For example, someone in charge of events and running contests, etc.  If they don't run an event or contest in x period of time, then we simply replace them with someone who has time to do so.

If you were at NSider 2, "Shop Admin" reminds me of this.  The staff member's job was to keep the shop up-to-date, etc.

Or do you think we should just continue promoting normal mods?


----------



## Bacon Boy (Aug 6, 2010)

*Do you think TBT should have staff with assigned jobs that are retried if they don't have time to do them?*

I think the retired staff should still have SOME moderating powers. I also think we should have one or two people in charge of contests like "Contest Admins". They have a contest board that is hosted every month/week and the prize is bells or something. They can have their contests pinned if they want, etc. Basically, they would moderate and run that Contest Board.


----------



## Thunder (Aug 6, 2010)

*Do you think TBT should have staff with assigned jobs that are retried if they don't have time to do them?*

Hmm tough question.. I think normal mods would be better, but this idea still sounds good.


----------



## Jeremy (Aug 6, 2010)

*Do you think TBT should have staff with assigned jobs that are retried if they don't have time to do them?*




			
				Bacon Boy said:
			
		

> I think the retired staff should still have SOME moderating powers. I also think we should have one or two people in charge of contests like "Contest Admins". They have a contest board that is hosted every month/week and the prize is bells or something. They can have their contests pinned if they want, etc. Basically, they would moderate and run that Contest Board.

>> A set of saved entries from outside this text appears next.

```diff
@@ -182,6 +184,29 @@
             cur = ws.unsqueeze(1).expand(-1, n, -1) if ws.ndim == 2 else ws[:, first:first + n]
             x, img = block(x, img, cur, **block_kwargs)
             first += block.num_conv
+        return img.permute(0, 3, 1, 2)
+
+
+    def _forward_node(self, ws):
+        blocks, tensors = [], []
+        first = 0
+        for res in self.block_resolutions:
+            block = getattr(self, f'b{res}')
+            n = block.num_conv + block.num_torgb
+            w_iter = iter([ws] * n if ws.ndim == 2 else ws[:, first:first + n].unbind(dim=1))
+            layers = ([block.conv0] if block.in_channels != 0 else []) + [block.conv1]
+            for layer in layers:
+                styles = layer.affine(next(w_iter))
+                tensors += [layer.weight, layer.bias, styles, modconv.demod_coefs(layer.weight, styles)]
+            tensors += [block.torgb.weight, block.torgb.bias, block.torgb.affine(next(w_iter)) * float(block.torgb.weight_gain)]
+            gains = (float(block.conv0.act_gain) if block.in_channels != 0 else None, float(block.conv1.act_gain))
+            params = {'conv1': (block.conv1.weight, block.conv1.bias), 'torgb': (block.torgb.weight, block.torgb.bias)}
+            if block.in_channels != 0:
+                params['conv0'] = (block.conv0.weight, block.conv0.bias)
+            blocks.append(sg2_chain.Block(block.in_channels != 0, gains, params))
+            first += block.num_conv
+        b4 = getattr(self, f'b{self.block_resolutions[0]}')
+        img = sg2_chain.run(blocks, b4.const, b4.resample_filter, tensors)
         return img.permute(0, 3, 1, 2)
 
 
```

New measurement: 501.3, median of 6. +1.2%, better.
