constexpr int ROI_FWD_SPLIT = 8;
template <typename TS>
__global__ __launch_bounds__(256) void k_roi_align(RoiP p) {
    const int r = blockIdx.x / ROI_FWD_SPLIT, part = blockIdx.x % ROI_FWD_SPLIT;
    const int n = min(p.n_ptr ? *p.n_ptr : p.n_host, p.cap);
    const int P = p.pooled, C4 = p.C >> 2;
    float* dst = p.out + (size_t)r * P * P * p.C;
    if (r >= n) {
        for (int i = part * 256 + threadIdx.x; i < P * P * C4; i += 256 * ROI_FWD_SPLIT) *reinterpret_cast<f32x4*>(dst + i * 4) = f32x4{0.f, 0.f, 0.f, 0.f};
        return;
    }
    const f32x4 b = *reinterpret_cast<const f32x4*>(p.boxes + (size_t)r * 4);
    const float size = sqrtf((b.z - b.x) * (b.w - b.y));
    float lv = floorf((float)p.canonical_level + log2f(size / p.canonical_size + 1e-8f));
    lv = fminf(fmaxf(lv, (float)p.min_level), (float)(p.min_level + p.n_levels - 1));
    const int l = (int)lv - p.min_level;
    const float sc = p.scale[l];
    const int H = p.H[l], W = p.W[l], ld = p.ld[l];
    const TS* f = reinterpret_cast<const TS*>(p.feat[l]) + p.coff[l] + (p.bidx ? (size_t)p.bidx[r] * H * W * ld : 0);
    const float x0 = b.x * sc - 0.5f, y0 = b.y * sc - 0.5f, x1 = b.z * sc - 0.5f, y1 = b.w * sc - 0.5f;
    const float rw = x1 - x0, rh = y1 - y0;
    const float bw = rw / (float)P, bh = rh / (float)P;
    const int gh = (int)ceilf(rh / (float)P), gw = (int)ceilf(rw / (float)P);
    const float cnt = (float)max(gh * gw, 1);
    for (int i = part * 256 + threadIdx.x; i < P * P * C4; i += 256 * ROI_FWD_SPLIT) {
        const int c = (i % C4) * 4, bin = i / C4;
// ... 524 lines not shown
    }
    if (tid == 0) *p.c_count = base_sh;
}

__global__ __launch_bounds__(256) void k_roi_finalize(const long long* __restrict__ keep, const int* __restrict__ n_keep, int topk,
                                                      const float* __restrict__ c_boxes, const float* __restrict__ c_scores,
                                                      const int* __restrict__ c_src, float* __restrict__ det_boxes,
                                                      float* __restrict__ det_scores, long long* __restrict__ det_src,
                                                      int* __restrict__ det_count) {
    int n = *n_keep;
    if (topk >= 0 && n > topk) n = topk;
    for (int i = threadIdx.x; i < n; i += 256) {
        const long long k = keep[i];
        *reinterpret_cast<f32x4*>(det_boxes + (size_t)i * 4) = *reinterpret_cast<const f32x4*>(c_boxes + (size_t)k * 4);
        det_scores[i] = c_scores[k];
        det_src[i] = (long long)c_src[k];
    }
    if (threadIdx.x == 0) *det_count = n;
}


constexpr int ROI_FUSED_CAP = 512;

Retired staff are retired for a reason.  :veryhappy:


----------



## Bacon Boy (Aug 6, 2010)

*Do you think TBT should have staff with assigned jobs that are retried if they don't have time to do them?*




			
				Jeremy said:
			
		

> Bacon Boy said:
> 
> 
> 
> ...


They still should have power just in case. But I do see your point. How about my other idea?


----------



## Jeremy (Aug 6, 2010)

*Do you think TBT should have staff with assigned jobs that are retried if they don't have time to do them?*

Isn't your other idea kind of a re-hash of mine? XD


----------



## Bacon Boy (Aug 6, 2010)

*Do you think TBT should have staff with assigned jobs that are retried if they don't have time to do them?*

Slightly. But more fleshed out.


----------



## Mino (Aug 6, 2010)

*Do you think TBT should have staff with assigned jobs that are retried if they don't have time to do them?*

I think all we need is more staff, really.  I don't have any problem with any of the current moderators per se, but their effectiveness as a unit seems in question.

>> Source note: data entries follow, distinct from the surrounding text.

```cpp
torch::Tensor interact_cat_fwd(torch::Tensor bot, torch::Tensor emb,
                               int64_t p_pad) {
  TORCH_CHECK(bot.scalar_type() == torch::kBFloat16 && bot.is_contiguous());
  TORCH_CHECK(emb.scalar_type() == torch::kBFloat16 && emb.is_contiguous());
  int B = emb.size(0), Fe = emb.size(1), D = emb.size(2);
  int F = Fe + 1;
  int P = F * (F - 1) / 2;
  TORCH_CHECK(D % 8 == 0, "D must be a multiple of 8");
  auto out = torch::empty({B, D + p_pad}, emb.options());
  int blocks = (B + 3) / 4;
  size_t lds = 4 * (size_t)F * D * sizeof(short);
  k_interact_cat_fwd<<<blocks, 256, lds, dense_stream()>>>(
      bf_ptr(bot), bf_ptr(emb), B, Fe, D, P, (int)p_pad, bf_ptr_mut(out));
  return out;
}

std::tuple<torch::Tensor, torch::Tensor> interact_cat_bwd(
    torch::Tensor grad, torch::Tensor bot, torch::Tensor emb) {
  int B = emb.size(0), Fe = emb.size(1), D = emb.size(2);
  int F = Fe + 1;
  TORCH_CHECK(F <= 40, "interact: pair LUT supports F <= 40");
  int P = F * (F - 1) / 2;
  int P_pad = grad.size(1) - D;
  auto dbot = torch::empty_like(bot);
  auto demb = torch::empty_like(emb);
  int blocks = (B + 3) / 4;
  size_t lds = 4 * (size_t)(F * D + ((P + 7) & ~7)) * sizeof(short);
  k_interact_cat_bwd<<<blocks, 256, lds, dense_stream()>>>(
      bf_ptr(grad.contiguous()), bf_ptr(bot), bf_ptr(emb), B, Fe, D, P,
      P_pad, bf_ptr_mut(dbot), bf_ptr_mut(demb));
  return {dbot, demb};
}

std::tuple<torch::Tensor, torch::Tensor> l2norm_fwd(torch::Tensor x,
                                                    double eps) {
  TORCH_CHECK(x.scalar_type() == torch::kBFloat16 && x.is_contiguous());
  int M = x.size(0), N = x.size(1);
  auto y = torch::empty_like(x);
  auto inv = torch::empty({M}, x.options().dtype(torch::kFloat32));
  k_l2norm_fwd<<<(M + 3) / 4, 256, 0, dense_stream()>>>(
      bf_ptr(x), M, N, (float)eps, bf_ptr_mut(y), inv.data_ptr<float>());
  return {y, inv};
}

torch::Tensor l2norm_bwd(torch::Tensor dy, torch::Tensor y,
                         torch::Tensor inv) {
  int M = y.size(0), N = y.size(1);
  auto dx = torch::empty_like(y);
  k_l2norm_bwd<<<(M + 3) / 4, 256, 0, dense_stream()>>>(
      bf_ptr(dy.contiguous()), bf_ptr(y), inv.data_ptr<float>(), M, N,
      bf_ptr_mut(dx));
  return dx;
}

void register_dense(py::module_& mod) {
  mod.def("l2norm_fwd", &l2norm_fwd);
  mod.def("l2norm_bwd", &l2norm_bwd);
  mod.def("interact_fwd", &interact_fwd);
  mod.def("interact_bwd", &interact_bwd);
  mod.def("interact_cat_fwd", &interact_cat_fwd);
  mod.def("interact_cat_bwd", &interact_cat_bwd);
  mod.def("linear_fwd", &linear_fwd, py::arg("x"), py::arg("w"),
          py::arg("bias"), py::arg("act"), py::arg("variant") = -1);
  mod.def("linear_dx", &linear_dx, py::arg("g"), py::arg("w"),
          py::arg("prev_out") = py::none(), py::arg("prev_act") = 0);
  mod.def("linear_dw", &linear_dw, py::arg("g"), py::arg("x"),
          py::arg("want_bias"), py::arg("variant") = -1);
  mod.def("linear_dw_out", &linear_dw_out, py::arg("g"), py::arg("x"),
          py::arg("ws"), py::arg("want_bias"), py::arg("variant") = -1,
          py::arg("zero") = true);
  mod.def("zero_f32", &zero_f32, py::arg("ws"));
  mod.def("pad_cast_bf16", &pad_cast_bf16, py::arg("x"), py::arg("k_pad"));
  mod.def("dense_adam", &dense_adam);
  mod.def("resln_fwd", &resln_fwd);
  mod.def("resln_bwd", &resln_bwd);
  mod.def("act_bwd", &act_bwd);
}
```

Measured before the change: 13.86 million samples/sec.

## Use transposing LDS reads with swizzled row-major staging in dX and dW kernels

```diff
diff --git a/deeprec_amd/ops/hip/dense_kernels.hip b/deeprec_amd/ops/hip/dense_kernels.hip
--- a/deeprec_amd/ops/hip/dense_kernels.hip
+++ b/deeprec_amd/ops/hip/dense_kernels.hip
@@ -75,6 +75,29 @@
     out[i] = v;
   }
   return out;
+}
+
+using bf16x4 = __attribute__((ext_vector_type(4))) short;
+constexpr int TRT_COLS = 64;
+
+__device__ __forceinline__ int trt_off(int row, int col) {
+  const int sw = ((row >> 1) & 1) | ((row >> 2) & 2);
+  return row * TRT_COLS + ((((col >> 4) ^ sw) << 4) | (col & 15));
+}
+
+__device__ __forceinline__ int trt_lane_off(int lane, int cb) {
+  return trt_off(8 * (lane >> 4) + ((lane >> 2) & 3), cb + 4 * (lane & 3));
+}
+
+__device__ __forceinline__ bf16x4 lds_read_tr16(const short* p) {
+  return __builtin_amdgcn_ds_read_tr16_b64_v4i16(
+      (__attribute__((address_space(3))) bf16x4*)p);
+}
+
+__device__ __forceinline__ bf16x8 trt_frag(const short* p) {
+  const bf16x4 lo = lds_read_tr16(p);
+  const bf16x4 hi = lds_read_tr16(p + 4 * TRT_COLS);
+  return __builtin_shufflevector(lo, hi, 0, 1, 2, 3, 4, 5, 6, 7);
 }
 
 template <int MT>
@@ -203,14 +226,15 @@
 }
 
 constexpr int DX_NSUP = 256;
+constexpr int DX_STAGE_BATCH = 2;
 __global__ void k_linear_dx_lds(const short* __restrict__ G,
                                 const short* __restrict__ W, int M, int N,
                                 int K, short* __restrict__ dX,
                                 const short* __restrict__ prev_out,
                                 int prev_act) {
-  __shared__ short wl[64][DX_NSUP + 8];
+  __shared__ __attribute__((aligned(16))) short wl[DX_NSUP * TRT_COLS];
   const int lane = threadIdx.x & 63;
-  const int wave = threadIdx.x >> 6;
+  const int wave = __builtin_amdgcn_readfirstlane(threadIdx.x >> 6);
   const int ktiles64 = (K + 63) / 64;
   const int m0 = (blockIdx.x / ktiles64) * 128 + wave * 32;
   const int c0 = (blockIdx.x % ktiles64) * 64;
@@ -218,19 +242,28 @@
   const int row_g1 = m0 + 16 + (lane & 15);
   const int kgrp = (lane >> 4) * 8;
   const int kt = min(4, (K - c0 + 15) / 16);
+  const int st_r = threadIdx.x >> 3;
+  const int st_seg = threadIdx.x & 7;
+  const int st_off = trt_off(st_r, st_seg * 8);
+  int b_off[4];
+#pragma unroll
+  for (int t = 0; t < 4; ++t) b_off[t] = trt_lane_off(lane, t * 16);
   f32x4 acc[2][4] = {};
   for (int ns = 0; ns < N; ns += DX_NSUP) {
     const int nlen = min(DX_NSUP, N - ns);
     __syncthreads();
     {
-      const int r = threadIdx.x >> 3;
-      const int seg = threadIdx.x & 7;
       const int nstg = (nlen + 31) & ~31;
-      for (int it = 0; it * 32 < nstg; ++it) {
-        int n = it * 32 + r;
-        bf16x8 v = load_frag_row(W, ns + n, c0 + seg * 8, N, K);
-#pragma unroll
-        for (int j = 0; j < 8; ++j) wl[seg * 8 + j][n] = v[j];
+      for (int it0 = 0; it0 * 32 < nstg; it0 += DX_STAGE_BATCH) {
+        bf16x8 v[DX_STAGE_BATCH];
+#pragma unroll
+        for (int j = 0; j < DX_STAGE_BATCH; ++j)
+          v[j] = load_frag_row(W, ns + (it0 + j) * 32 + st_r,
+                               c0 + st_seg * 8, N, K);
+#pragma unroll
+        for (int j = 0; j < DX_STAGE_BATCH; ++j)
+          *reinterpret_cast<bf16x8*>(
+              &wl[(it0 + j) * 32 * TRT_COLS + st_off]) = v[j];
       }
     }
     __syncthreads();
@@ -241,8 +274,7 @@
 #pragma unroll
       for (int t = 0; t < 4; ++t) {
         if (t >= kt) break;
-        bf16x8 b = *reinterpret_cast<const bf16x8*>(
-            &wl[t * 16 + (lane & 15)][n0 + kgrp]);
+        bf16x8 b = trt_frag(&wl[n0 * TRT_COLS + b_off[t]]);
         acc[0][t] =
             __builtin_amdgcn_mfma_f32_16x16x32_bf16(a0, b, acc[0][t], 0, 0,
                                                     0);
@@ -433,8 +465,8 @@
                                    float* __restrict__ dW,
                                    float* __restrict__ dbias) {
   constexpr int CH = 128;
-  __shared__ short a_t[64][CH + 8];
-  __shared__ short g_t[64][CH + 8];
+  __shared__ __attribute__((aligned(16))) short a_s[CH * TRT_COLS];
+  __shared__ __attribute__((aligned(16))) short g_s[CH * TRT_COLS];
   const int lane = threadIdx.x & 63;
   const int wave = threadIdx.x >> 6;
   const int tid = threadIdx.x;
@@ -444,8 +476,12 @@
   const int chunk0 = (blockIdx.x / (ngroups * kgroups)) * cpb;
   const int n0 = (tile_id / kgroups) * 64;
   const int k0 = (tile_id % kgroups) * 64;
-  const int col_g = wave * 16 + (lane & 15);
-  const int kgrp = (lane >> 4) * 8;
+  const int st_r = tid >> 3, st_seg = tid & 7;
+  const int st_off = trt_off(st_r, st_seg * 8);
+  const int g_off = trt_lane_off(lane, wave * 16);
+  int a_off[4];
+#pragma unroll
+  for (int t = 0; t < 4; ++t) a_off[t] = trt_lane_off(lane, t * 16);
   f32x4 acc[4] = {};
   float bsum = 0.0f;
   const bool do_bias = (dbias != nullptr) && (k0 == 0);
@@ -453,32 +489,29 @@
     const int mbeg = (chunk0 + c) * CH;
     if (mbeg >= M) break;
     if (c > 0) __syncthreads();
-    {
-      const int r = tid >> 3, seg = tid & 7;
-      for (int it = 0; it < CH / 32; ++it) {
-        int rr = it * 32 + r;
-        bf16x8 va = load_frag_row(A, mbeg + rr, k0 + seg * 8, M, K);
-        bf16x8 vg = load_frag_row(G, mbeg + rr, n0 + seg * 8, M, N);
-#pragma unroll
-        for (int j = 0; j < 8; ++j) {
-          a_t[seg * 8 + j][rr] = va[j];
-          g_t[seg * 8 + j][rr] = vg[j];
-        }
-      }
+    bf16x8 va[CH / 32], vg[CH / 32];
+#pragma unroll
+    for (int it = 0; it < CH / 32; ++it) {
+      const int m = mbeg + it * 32 + st_r;
+      va[it] = load_frag_row(A, m, k0 + st_seg * 8, M, K);
+      vg[it] = load_frag_row(G, m, n0 + st_seg * 8, M, N);
+    }
+#pragma unroll
+    for (int it = 0; it < CH / 32; ++it) {
+      *reinterpret_cast<bf16x8*>(&a_s[it * 32 * TRT_COLS + st_off]) = va[it];
+      *reinterpret_cast<bf16x8*>(&g_s[it * 32 * TRT_COLS + st_off]) = vg[it];
     }
     __syncthreads();
 #pragma unroll
     for (int ms = 0; ms < CH; ms += 32) {
-      bf16x8 gfrag =
-          *reinterpret_cast<const bf16x8*>(&g_t[col_g][ms + kgrp]);
+      bf16x8 gfrag = trt_frag(&g_s[ms * TRT_COLS + g_off]);
       if (do_bias) {
 #pragma unroll
         for (int i = 0; i < 8; ++i) bsum += bf2f_u16(gfrag[i]);
       }
 #pragma unroll
       for (int t = 0; t < 4; ++t) {
-        bf16x8 afrag = *reinterpret_cast<const bf16x8*>(
-            &a_t[t * 16 + (lane & 15)][ms + kgrp]);
+        bf16x8 afrag = trt_frag(&a_s[ms * TRT_COLS + a_off[t]]);
         acc[t] =
             __builtin_amdgcn_mfma_f32_16x16x32_bf16(gfrag, afrag, acc[t],
                                                     0, 0, 0);
```

Result: faster. 14.96 million samples/sec, median of 6 (+7.9%).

As for the actual topic at hand, I'm not sure what contests you are referring to.  If a contest that was run in the past hasn't been followed through on, just ask the person in charge of it if they want to hand it off to someone else.  What's the issue here?


----------



## [Nook] (Aug 6, 2010)

*Do you think TBT should have staff with assigned jobs that are retried if they don't have time to do them?*

I think they should be able to moderate if no moderators are on.

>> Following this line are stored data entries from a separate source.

__global__ __launch_bounds__(64) void pack16_kernel(const float* __restrict__ WhhT, const float* __restrict__ WoutT,
                                                    u32x4_t* __restrict__ pack) {
    const int m = blockIdx.x >> 2, wave = blockIdx.x & 3, lane = threadIdx.x;
    const int lhi = lane >> 4, lcol = lane & 15, ltile = wave & 1, lhalf = wave >> 1;
    u32x4_t* dst = pack + (size_t)blockIdx.x * 36 * 64 + lane;
    const float* src = WhhT + 64 * m + 16 * wave + lcol;
    for (int ks = 0; ks < 8; ++ks) {
        Frag16 f0, f1, f2;
#pragma unroll
        for (int j = 0; j < 8; ++j) split3(src[(size_t)(32 * ks + 8 * lhi + j) * 1024], f0.s[j], f1.s[j], f2.s[j]);
        dst[(ks * 3 + 0) * 64] = f0.q; dst[(ks * 3 + 1) * 64] = f1.q; dst[(ks * 3 + 2) * 64] = f2.q;
    }
    const float* srl = WoutT + 32 * m + 16 * ltile + lcol;
    for (int ks = 0; ks < 4; ++ks) {
        Frag16 f0, f1, f2;
#pragma unroll
        for (int j = 0; j < 8; ++j) split3(srl[(size_t)(32 * (4 * lhalf + ks) + 8 * lhi + j) * 512], f0.s[j], f1.s[j], f2.s[j]);
        dst[(24 + ks * 3 + 0) * 64] = f0.q; dst[(24 + ks * 3 + 1) * 64] = f1.q; dst[(24 + ks * 3 + 2) * 64] = f2.q;
    }
}

__device__ __forceinline__ void load_run64x2(const u64_t* s0, const u64_t* s1, u32x4_t (&g)[8]) {
    asm volatile(
        "global_load_dwordx4 %0, %8, off sc1\n\t"
        "global_load_dwordx4 %1, %8, off offset:16 sc1\n\t"
        "global_load_dwordx4 %2, %8, off offset:32 sc1\n\t"
        "global_load_dwordx4 %3, %8, off offset:48 sc1\n\t"
        "global_load_dwordx4 %4, %9, off sc1\n\t"
        "global_load_dwordx4 %5, %9, off offset:16 sc1\n\t"
        "global_load_dwordx4 %6, %9, off offset:32 sc1\n\t"
        "global_load_dwordx4 %7, %9, off offset:48 sc1\n\t"
        "s_waitcnt vmcnt(0)"
        : "=&v"(g[0]), "=&v"(g[1]), "=&v"(g[2]), "=&v"(g[3]), "=&v"(g[4]), "=&v"(g[5]), "=&v"(g[6]), "=&v"(g[7])
        : "v"(s0), "v"(s1)
        : "memory");
}
__device__ __forceinline__ void unpack_run(const u32x4_t* g, u32x4_t* dst) {
    u32x4_t o0, o1, o2;
    o0.x = (g[0].y & 0xFFFFu) | (g[0].w << 16); o0.y = (g[1].y & 0xFFFFu) | (g[1].w << 16);
    o0.z = (g[2].y & 0xFFFFu) | (g[2].w << 16); o0.w = (g[3].y & 0xFFFFu) | (g[3].w << 16);
    o1.x = (g[0].x >> 16) | (g[0].z & 0xFFFF0000u); o1.y = (g[1].x >> 16) | (g[1].z & 0xFFFF0000u);
    o1.z = (g[2].x >> 16) | (g[2].z & 0xFFFF0000u); o1.w = (g[3].x >> 16) | (g[3].z & 0xFFFF0000u);
    o2.x = (g[0].x & 0xFFFFu) | (g[0].z << 16); o2.y = (g[1].x & 0xFFFFu) | (g[1].z << 16);
    o2.z = (g[2].x & 0xFFFFu) | (g[2].z << 16); o2.w = (g[3].x & 0xFFFFu) | (g[3].z << 16);
    dst[0] = o0;
    dst[G16_HP_PIECE / 8] = o1;
    dst[2 * (G16_HP_PIECE / 8)] = o2;
}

But the reason I think some people retire is that they have to see a nasty pic a troll posts to delete it, right? Or, I think you should add an app that automatically bans people forever or temporarily if all of the online users except that person plus a retired staff member if one is online, vote that person should be banned, and besides, it would get rid of a lot of annoying noobs :J.


----------



## The Sign Painter (Aug 6, 2010)

*Do you think TBT should have staff with assigned jobs that are retried if they don't have time to do them?*

I think we should just get more staff.


----------



## -Aaron (Aug 6, 2010)

*Do you think TBT should have staff with assigned jobs that are retried if they don't have time to do them?*




			
				[Nook said:
			
		

> ,Aug 6 2010, 06:50:53 PM]I think they should be able to moderate if no moderators are on.
> 
> But the reason I think some people retire is that they have to see a nasty pic a troll posts to delete it, right? Or, I think you should add an app that automatically bans people forever or temporarily if all of the online users except that person plus a retired staff member if one is online, vote that person should be banned, and besides, it would get rid of a lot of annoying noobs :J.


Proxies.


----------



## Bacon Boy (Aug 6, 2010)

*Do you think TBT should have staff with assigned jobs that are retried if they don't have time to do them?*




			
				-Aaron said:
			
		

> [Nook said:
> 
> 
> 
> ...


I think he means like a vote system. If someone is spamming, the members online vote to have that person banned regardless of proxies.


----------



## Jeremy (Aug 6, 2010)

*Do you think TBT should have staff with assigned jobs that are retried if they don't have time to do them?*




			
				Bacon Boy said:
			
		

> -Aaron said:
> 
> 
> 
> ...


That would be abused so much.


----------



## Pokeman (Aug 6, 2010)

*Do you think TBT should have staff with assigned jobs that are retried if they don't have time to do them?*

It would be abused, ever1 would go with some1 and gang up on the person. i think putting restrictions on the mods is kinda unfair, they could be busy with real world stuff and so on


----------



## bittermeat (Aug 6, 2010)

*Do you think TBT should have staff with assigned jobs that are retried if they don't have time to do them?*

I agree with the members who said that we simply need more staff. Staff that are willing to hold events/contests to keep the forum active as a whole and worth logging in to.


----------



## twinkinator (Aug 6, 2010)

*Do you think TBT should have staff with assigned jobs that are retried if they don't have time to do them?*

People would all try to ban certain people they didn't like...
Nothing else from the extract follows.